The staircase model of human development, which views the fifties as the beginning of decline, has undergone a major transformation of late. Nowadays experts are more likely to conceptualise the life span tableau as five ascending stairs (a decade for each), with a wide platform at the top for those
in their fifties and sixties (and even for many in their seventies and eighties), before a rather quick drop into illness and death. At age fifty, most of us can look forward to another thirty years of life. Advances in medicine and education mean that people in their 50s, 60s, and 70s are healthier, better educated, and have the prospect of far more able years ahead of them than was the case for their parents or grandparents.
For many people, mature adulthood represents the time of greatest satisfaction. You’ve passed beyond the insecurities of early adulthood (“Will anyone love me?” “Will I find a place for myself in the world of work?”). You’ve reconciled with many of the anxieties of midlife (“I’m growing older!” “Will I achieve my dreams?”). But you haven’t reached old age when chronic illness and concerns about approaching death can take centre stage. You’ve raised a family perhaps, and seen your young ones leave the nest and live independent lives, freeing you up to enjoy your own life more fully. After
years of work, you’ve hopefully accumulated at least some degree of financial security. You’ve perhaps begun to take on satisfying new roles as a grandparent, mentor, and/or community leader.
Contrary to all those “over the hill” greeting cards – life in the 50s, 60s and beyond can in many cases be better than what went before. Of course, we need to adjust to an aging body. “At 40, you know you’re not as young as you used to be. At 50, you realise it almost every day.” Adopting a healthy lifestyle helps immensely.
A vital key to successful aging appears to involve the capacity to give back to the community in some meaningful way. Its time to nurture and care for future generations on a more collective basis. Generativity is about receiving something from the past, putting your unique contribution into it, and passing it on to the future. It’s what you do when you stand between the generations. This greatly affects psychological well-being at this stage of life.

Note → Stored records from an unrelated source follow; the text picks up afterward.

static int enqueue_chain(b2_ctx* h, const SyncRequest& r, const SyncPlan& p, const SyncBufs& b, int v0, int v1) {
  const int K = r.K, t0 = p.trk_off[v0], nt = p.trk_off[v1] - t0;
  const size_t j0 = (size_t)t0 * K;
  std::vector<int> chain_trk(v1 - v0 + 1);
  for (int v = v0; v <= v1; ++v) chain_trk[v - v0] = p.trk_off[v] - t0;
  if (!b.fused)
    B2_TRY(b2i_raster_launch(h, r.cue_start_s, r.cue_end_s, r.cue_keep, r.cue_off + t0, nt, r.ratios, K, 0, nullptr,
                             r.sample_rate, r.start_seconds, b.subsig, p.sub_off.data() + j0));
  const B2CueSource src{r.cue_start_s, r.cue_end_s, r.cue_keep, r.cue_off + t0, r.ratios, r.sample_rate,
                        r.start_seconds, p.ref_label, p.two_level};
  B2_TRY(b2i_align_launch(h, b.refsig, p.ref_off.data() + v0, v1 - v0, chain_trk.data(), b.subsig,
                          p.sub_off.data() + j0, nt, K, r.max_offset_samples, b.score + j0, b.offset + j0,
                          b.status + j0, b.winner_only, b.fused ? &src : nullptr, (long long)j0));
  B2_TRY(b2i_reduce_launch(h, b.score + j0, b.offset + j0, b.status + j0, nt, K, r.max_offset_samples, b.bs + t0,
                           b.bo + t0, b.bk + t0));
  if (!p.gss || nt == 0) return B2_OK;
  const size_t a0 = (size_t)t0 * (K + 1);
  const B2GssOut go{b.bs + t0, b.bo + t0, b.bk + t0, b.score + j0, b.offset + j0,
                    b.g_all_score ? b.g_all_score + a0 : nullptr, b.g_all_offset ? b.g_all_offset + a0 : nullptr,
                    b.g_ratio + t0, b.g_evals ? b.g_evals + (size_t)t0 * kGssEvals : nullptr};
  return b2i_gss_launch(h, b.refsig, p.ref_off.data() + v0, v1 - v0, chain_trk.data(), K, src,
                        p.max_end.data() + t0, r.max_offset_samples, go);
}

static int detect(b2_ctx* h, const SyncRequest& r, const SyncPlan& p, const SyncBufs& b, int v0, int v1) {
  if (!p.auditok) {
    B2_TRY(b2i_vad_launch(h, b.pcm, r.pcm_off + v0, v1 - v0, p.fpw, r.energy.non_speech_label,
                          (int64_t)p.fpw * r.energy.energy_threshold, p.z_lo, p.z_hi, b.refsig, p.ref_off.data() + v0));
  } else {
    const ChunkTable& ch = p.ch;
    const int c0 = ch.first[v0], nc = ch.first[v1] - c0;
    B2_TRY(b2i_vad_launch(h, b.pcm, ch.pcm.data() + c0, nc, p.fpw, 0.0f, p.auditok_e_min, 0, p.fpw, b.refsig,
                          ch.out.data() + c0, ch.tail.data() + c0));
    if (!p.any_subs) return b2i_tokenize_inplace_launch(h, b.refsig, ch.out.data() + c0, nc, p.tok);
    const int k0 = ch.tok_first[v0];
    B2_TRY(b2i_tokenize_inplace_launch(h, b.refsig, ch.tok_off.data() + k0, ch.tok_first[v1] - k0, p.tok,
                                       ch.tok_end.data() + k0));
  }
  if (!p.any_subs) return B2_OK;
  const auto& sv = p.sub_video;
  const int s0 = (int)(std::lower_bound(sv.begin(), sv.end(), v0) - sv.begin());
  const int s1 = (int)(std::lower_bound(sv.begin(), sv.end(), v1) - sv.begin());
  if (s1 == s0) return B2_OK;
  std::vector<int> rel(sv.begin() + s0, sv.begin() + s1);
  for (int& v : rel) v -= v0;
  return b2i_raster_ref_launch(h, r.refs.cue_start_s, r.refs.cue_end_s, r.refs.cue_keep, r.refs.cue_off + v0,
                               p.ref_off.data() + v0, v1 - v0, rel.data(), (int)rel.size(), r.sample_rate,
                               r.start_seconds, b.refsig);
}
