#ifndef U32_Q_EARLY
#define U32_Q_EARLY 0
#endif
template <bool IS_W, int U = 7, int QS = 1, bool NS = false>
__global__ __launch_bounds__(256) void k_mu64_update32(
	float* __restrict__ P, const float* __restrict__ slabs, int S, long slab_stride,
	const float* __restrict__ Q, const float* __restrict__ scale, float eps,
	float* __restrict__ ps, int len_valid, const float* __restrict__ Gprev, int compute_error, bf16x8* __restrict__ x3_out, int x3_ks, PeerSlabs peers,
	float* __restrict__ colsq_part, int qsplit, float* __restrict__ q_out, float ns_a_arg, float ns_b_arg, int ns_r) {
	static_assert(!(NS && IS_W), "the smoothing matrix rides the H update only");
	typedef float f32x4v __attribute__((ext_vector_type(4)));
	__shared__ __attribute__((aligned(16))) float s_num[32][68];
	__shared__ __attribute__((aligned(16))) float s_old[32][68];
	__shared__ __attribute__((aligned(16))) float s_sm[NS ? 32 : 1][68];
	__shared__ float s_ps[4][32];
	__shared__ float s_dsum[NS ? 4 : 1][32], s_osum[NS ? 4 : 1][32];
	const float ns_a = NS ? in_vgpr(ns_a_arg) : 1.f, ns_b = NS ? in_vgpr(ns_b_arg) : 0.f;
	const int tid = threadIdx.x;
	const int wave = tid >> 6, lane = tid & 63;
	const int q = lane >> 4, l15 = lane & 15;
	const long tile = (long)blockIdx.x * 32 * 64;
	const int c4 = (4 * tid) & 63;
	const int yl0 = tid >> 4;

	if (peers.count > 0) S = peers.count;
	if (peers.count > 1) __builtin_amdgcn_fence(__ATOMIC_ACQUIRE, "");
	auto slab_at = [&](int k) -> const float* { return peers.count > 0 ? peers.p[k] : slabs + (long)k * slab_stride; };
	f32x4v qa[4];
	f32x4v qs[QS > 1 ? QS - 1 : 1][4];
	f32x4v nl[2], ol[2];
	{
		f32x4v t[U][2];
#pragma unroll
		for (int j = 0; j < 2; ++j) {
			const long e = tile + 4 * (tid + 256 * j);
			nl[j] = *reinterpret_cast<const f32x4v*>(slab_at(0) + e);
			ol[j] = *reinterpret_cast<const f32x4v*>(P + e);
#pragma unroll
			for (int u = 0; u < U; ++u) {
				const int k = 1 + u < S ? 1 + u : 0;
				t[u][j] = *reinterpret_cast<const f32x4v*>(slab_at(k) + e);
			}
		}
		if (QS > 1 || U32_Q_EARLY) {
			__builtin_amdgcn_sched_barrier(0);
#pragma unroll
			for (int u = 0; u < 4; ++u) qa[u] = *reinterpret_cast<const f32x4v*>(Q + (long)(16 * wave + l15) * 64 + 16 * q + 4 * u);
#pragma unroll
			for (int k = 1; k < QS; ++k)
#pragma unroll
				for (int u = 0; u < 4; ++u) qs[k - 1][u] = *reinterpret_cast<const f32x4v*>(Q + (long)k * 4096 + (long)(16 * wave + l15) * 64 + 16 * q + 4 * u);
			__builtin_amdgcn_sched_barrier(0);
		}
#pragma unroll
		for (int u = 0; u < U; ++u)
			if (1 + u < S) {
#pragma unroll
				for (int j = 0; j < 2; ++j) nl[j] += t[u][j];
			}
		for (int k0 = 1 + U; k0 < S; k0 += U) {
#pragma unroll
			for (int j = 0; j < 2; ++j)
#pragma unroll
				for (int u = 0; u < U; ++u) {
					const int k = k0 + u < S ? k0 + u : 0;
					t[u][j] = *reinterpret_cast<const f32x4v*>(slab_at(k) + tile + 4 * (tid + 256 * j));
				}
#pragma unroll
			for (int u = 0; u < U; ++u)
				if (k0 + u < S) {
#pragma unroll
					for (int j = 0; j < 2; ++j) nl[j] += t[u][j];
				}
		}
	}
	const f32x4v sc = *reinterpret_cast<const f32x4v*>(scale + c4);
	if (QS == 1 && !U32_Q_EARLY) {
#pragma unroll
		for (int u = 0; u < 4; ++u) qa[u] = *reinterpret_cast<const f32x4v*>(Q + (long)(16 * wave + l15) * 64 + 16 * q + 4 * u);
	}
	if (!IS_W && QS > 1) {
#pragma unroll
		for (int k = 1; k < QS; ++k)
#pragma unroll
			for (int u = 0; u < 4; ++u) qa[u] += qs[k - 1][u];
		const float srow = scale[16 * wave + l15];
#pragma unroll
		for (int u = 0; u < 4; ++u) {
			const f32x4v scol = *reinterpret_cast<const f32x4v*>(scale + 16 * q + 4 * u);
			qa[u] = (qa[u] * scol) * srow;
			if (blockIdx.x == 0 && q_out != nullptr) *reinterpret_cast<f32x4v*>(q_out + (long)(16 * wave + l15) * 64 + 16 * q + 4 * u) = qa[u];
		}
	}
#pragma unroll
	for (int j = 0; j < 2; ++j) {
		if (IS_W) ol[j] *= sc; else nl[j] *= sc;
		if (NS) {
			float sn = (nl[j][0] + nl[j][1]) + (nl[j][2] + nl[j][3]);
			float so = (ol[j][0] + ol[j][1]) + (ol[j][2] + ol[j][3]);
#pragma unroll
			for (int w = 1; w < 16; w <<= 1) { sn += __shfl_xor(sn, w); so += __shfl_xor(so, w); }
			f32x4v sm;
#pragma unroll
			for (int g = 0; g < 4; ++g) {
				const bool in = c4 + g < ns_r;
				nl[j][g] = in ? ns_a * nl[j][g] + ns_b * sn : 0.f;
				sm[g] = in ? ns_a * ol[j][g] + ns_b * so : 0.f;
			}
			*reinterpret_cast<f32x4v*>(&s_sm[yl0 + 16 * j][c4]) = sm;
		}
		*reinterpret_cast<f32x4v*>(&s_num[yl0 + 16 * j][c4]) = nl[j];
		*reinterpret_cast<f32x4v*>(&s_old[yl0 + 16 * j][c4]) = ol[j];
	}
	__syncthreads();

	f32x4v ob[2][4];
#pragma unroll
	for (int yt = 0; yt < 2; ++yt)
#pragma unroll
		for (int u = 0; u < 4; ++u) ob[yt][u] = *reinterpret_cast<const f32x4v*>(NS ? &s_sm[16 * yt + l15][16 * q + 4 * u] : &s_old[16 * yt + l15][16 * q + 4 * u]);
	f32x4v acc[2] = {{0.f, 0.f, 0.f, 0.f}, {0.f, 0.f, 0.f, 0.f}};
#pragma unroll
	for (int u = 0; u < 4; ++u)
#pragma unroll
		for (int g = 0; g < 4; ++g) {
			acc[0] = __builtin_amdgcn_mfma_f32_16x16x4f32(qa[u][g], ob[0][u][g], acc[0], 0, 0, 0);
			acc[1] = __builtin_amdgcn_mfma_f32_16x16x4f32(qa[u][g], ob[1][u][g], acc[1], 0, 0, 0);
		}
	f32x4v sq = {0.f, 0.f, 0.f, 0.f};
	if (NS) {
#pragma unroll
		for (int yt = 0; yt < 2; ++yt) {
			float v = (acc[yt][0] + acc[yt][1]) + (acc[yt][2] + acc[yt][3]);
			v += __shfl_xor(v, 16);
			v += __shfl_xor(v, 32);
			if (q == 0) s_dsum[wave][16 * yt + l15] = v;
		}
		__syncthreads();
#pragma unroll
		for (int yt = 0; yt < 2; ++yt) {
			const int y = 16 * yt + l15;
			const float tsum = ((s_dsum[0][y] + s_dsum[1][y]) + s_dsum[2][y]) + s_dsum[3][y];
#pragma unroll
			for (int g = 0; g < 4; ++g) acc[yt][g] = ns_a * acc[yt][g] + ns_b * tsum;
		}
	}
#pragma unroll
	for (int yt = 0; yt < 2; ++yt) {
		const int y = 16 * yt + l15;
		const f32x4v oldv = *reinterpret_cast<const f32x4v*>(&s_old[y][16 * wave + 4 * q]);
		const f32x4v numv = *reinterpret_cast<const f32x4v*>(&s_num[y][16 * wave + 4 * q]);
		f32x4v o;
		float psum = 0.f;
#pragma unroll
		for (int g = 0; g < 4; ++g) {
			o[g] = oldv[g] * numv[g] / (acc[yt][g] + eps);
			psum += o[g] * numv[g];
			if (IS_W) sq[g] += o[g] * o[g];
		}
		*reinterpret_cast<f32x4v*>(&s_num[y][16 * wave + 4 * q]) = o;
		if (NS) {
			float v = (o[0] + o[1]) + (o[2] + o[3]);
			v += __shfl_xor(v, 16);
			v += __shfl_xor(v, 32);
			if (q == 0) s_osum[wave][y] = v;
		}
		if (!IS_W && compute_error) {
			psum += __shfl_xor(psum, 16);
			psum += __shfl_xor(psum, 32);
			if (q == 0) s_ps[wave][y] = psum;
		}
	}
	if (IS_W && colsq_part != nullptr) {
#pragma unroll
		for (int g = 0; g < 4; ++g) {
			float v = sq[g];
			v += __shfl_xor(v, 1); v += __shfl_xor(v, 2); v += __shfl_xor(v, 4); v += __shfl_xor(v, 8);
			sq[g] = v;
		}
		if (l15 == 0) *reinterpret_cast<f32x4v*>(colsq_part + (long)blockIdx.x * 64 + 16 * wave + 4 * q) = sq;
	}
	if (IS_W && compute_error && wave == 0) {
		for (int d = blockIdx.x; d < 64; d += gridDim.x) {
			float v = Q[(long)lane * 64 + d] * Gprev[(long)d * 64 + lane];
			for (int w = 32; w > 0; w >>= 1) v += __shfl_xor(v, w);
			if (lane == 0) ps[d] = v;
		}
	}
	__syncthreads();
	if (!IS_W && compute_error && tid < 32) {
		const int ycol = blockIdx.x * 32 + tid;
		if (ycol < len_valid) ps[ycol] = ((s_ps[0][tid] + s_ps[1][tid]) + s_ps[2][tid]) + s_ps[3][tid];
	}
#pragma unroll
	for (int j = 0; j < 2; ++j)
		*reinterpret_cast<f32x4v*>(P + tile + 4 * (tid + 256 * j)) = *reinterpret_cast<const f32x4v*>(&s_num[yl0 + 16 * j][c4]);
	{
		const int r = tid & 31, h = (tid >> 5) & 1, nb = (tid >> 6) & 1, kk = tid >> 7;
		const long ks = 2l * blockIdx.x + kk;
		if (ks < x3_ks) {
			float v[8];
#pragma unroll
			for (int j = 0; j < 8; ++j) {
				const int yl = 16 * kk + 8 * h + j;
				float x = s_num[yl][32 * nb + r];
				if (NS) x = 32 * nb + r < ns_r ? ns_a * x + ns_b * (((s_osum[0][yl] + s_osum[1][yl]) + s_osum[2][yl]) + s_osum[3][yl]) : 0.f;
				v[j] = blockIdx.x * 32 + yl < len_valid ? x : 0.f;
			}
			store_split3(x3_out, ks, 2, nb, h, r, v);
		}
	}
}

template <bool IS_W, int U, int QS, bool NS = false>
static void launch_update32_inst(dim3 grid, hipStream_t stream, float* P, const float* slabs, int S, long slab_stride, const float* Q, const float* scale, float eps, float* ps,
                                 int len_valid, const float* Gprev, int compute_error, bf16x8* xo, int x3_ks, const PeerSlabs& peers, float* colsq_part, float* q_out,
                                 const SmoothAround* ns = nullptr) {
	hipLaunchKernelGGL((k_mu64_update32<IS_W, U, QS, NS>), grid, dim3(256), 0, stream, P, slabs, S, slab_stride, Q, scale, eps, ps, len_valid, Gprev, compute_error, xo, x3_ks, peers,
	                   colsq_part, QS, q_out, NS ? ns->diag - ns->off : 1.f, NS ? ns->off : 0.f, NS ? ns->r : 0);
}

hipError_t launch_mu64_update32(int is_w, float* P, const float* slabs, int S, long slab_stride, const float* Q, const float* scale,
                                float eps, float* ps, int len_valid, int len_pad, const float* Gprev, int compute_error, hipStream_t stream,
                                void* x3_out, int x3_ks, const PeerSlabs* peers, float* colsq_part, int qsplit, float* q_out, const SmoothAround* ns) {
	if (x3_out == nullptr || len_pad % 32 != 0 || (qsplit > 1 && is_w) || (qsplit > 1 && qsplit != 2 && qsplit != 4 && qsplit != 8)) return hipErrorInvalidValue;
	if (ns != nullptr && (is_w || ns->r < 1 || ns->r > 64)) return hipErrorInvalidValue;
	PeerSlabs pa = {};
	if (peers != nullptr) {
		if (peers->count < 1 || peers->count > PEER_SLABS_MAX) return hipErrorInvalidValue;
		pa = *peers;
		S = peers->count;
	}
	dim3 grid(len_pad / 32);
	bf16x8* xo = reinterpret_cast<bf16x8*>(x3_out);
#define NMFAMD_U32(ISW, UU, QQ) launch_update32_inst<ISW, UU, QQ>(grid, stream, P, slabs, S, slab_stride, Q, scale, eps, ps, len_valid, Gprev, compute_error, xo, x3_ks, pa, colsq_part, q_out)
#define NMFAMD_U32NS(UU, QQ) launch_update32_inst<false, UU, QQ, true>(grid, stream, P, slabs, S, slab_stride, Q, scale, eps, ps, len_valid, Gprev, compute_error, xo, x3_ks, pa, colsq_part, q_out, ns)
	if (ns != nullptr) {
		if (S > 8) { if (qsplit == 2) NMFAMD_U32NS(13, 2); else if (qsplit == 4) NMFAMD_U32NS(13, 4); else if (qsplit == 8) NMFAMD_U32NS(13, 8); else NMFAMD_U32NS(13, 1); }
		else { if (qsplit == 2) NMFAMD_U32NS(7, 2); else if (qsplit == 4) NMFAMD_U32NS(7, 4); else if (qsplit == 8) NMFAMD_U32NS(7, 8); else NMFAMD_U32NS(7, 1); }
#undef NMFAMD_U32NS
		return hipGetLastError();
	}
	if (is_w) { if (S > 8) NMFAMD_U32(true, 13, 1); else NMFAMD_U32(true, 7, 1); }
	else if (S > 8) { if (qsplit == 2) NMFAMD_U32(false, 13, 2); else if (qsplit == 4) NMFAMD_U32(false, 13, 4); else if (qsplit == 8) NMFAMD_U32(false, 13, 8); else NMFAMD_U32(false, 13, 1); }
	else { if (qsplit == 2) NMFAMD_U32(false, 7, 2); else if (qsplit == 4) NMFAMD_U32(false, 7, 4); else if (qsplit == 8) NMFAMD_U32(false, 7, 8); else NMFAMD_U32(false, 7, 1); }
#undef NMFAMD_U32
	return hipGetLastError();
}

__global__ __launch_bounds__(256) void k_sum_peers(PeerSlabs src, float* __restrict__ out, int count) {
	__builtin_amdgcn_fence(__ATOMIC_ACQUIRE, "");
	const int i = 4 * (blockIdx.x * 256 + threadIdx.x);
	if (i >= count) return;
	f32x4 s = *reinterpret_cast<const f32x4*>(src.p[0] + i);
	for (int k = 1; k < src.count; ++k) s += *reinterpret_cast<const f32x4*>(src.p[k] + i);
	*reinterpret_cast<f32x4*>(out + i) = s;
}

Many people at this age feel squeezed between two generations. One woman said, “It is as if there are two mirrors before me, each held at a partial angle. I see part of myself in my mother who is growing old, and part of her in me. In the other mirror, I see part of myself in my daughter. I have had some dramatic insights, just looking into those mirrors … It is a set of revelations that I suppose can only come when you are in the middle of three generations.” Role reversal can occur too, where the children become the parents and the parents become the children. For instance, a woman may just finish raising their children then have to care for ailing parents. This can be draining for some.
At some stage, parents die. That’s hard for all of us. Alexander Levy says, “Parents provide a unique spot on this planet, which is called “home”, where we can return, if we need to, to be loved and feel like we belong … after parents dies, its gone.” This is an unfathomable loss, regardless of the location or quality of that place called ‘home.’ No wonder, C.S. Lewis said, “The death of a loved one is like an amputation.” Like amputees, we often reach to scratch what is missing … only to discover there is nothing there.
Some Suggestions:
- Become a teacher, mentor, referee, or coach. Volunteer. Share your expertise with the world. Avoid the dangers of stagnation and inward-focused selfishness. Cultivate generosity.
2. Find a cause you are passionate about. Don’t retire and die. “There is no age limit to enthusiasm, and retirement is a period in which individuals can discover or rediscover their passionate interests.”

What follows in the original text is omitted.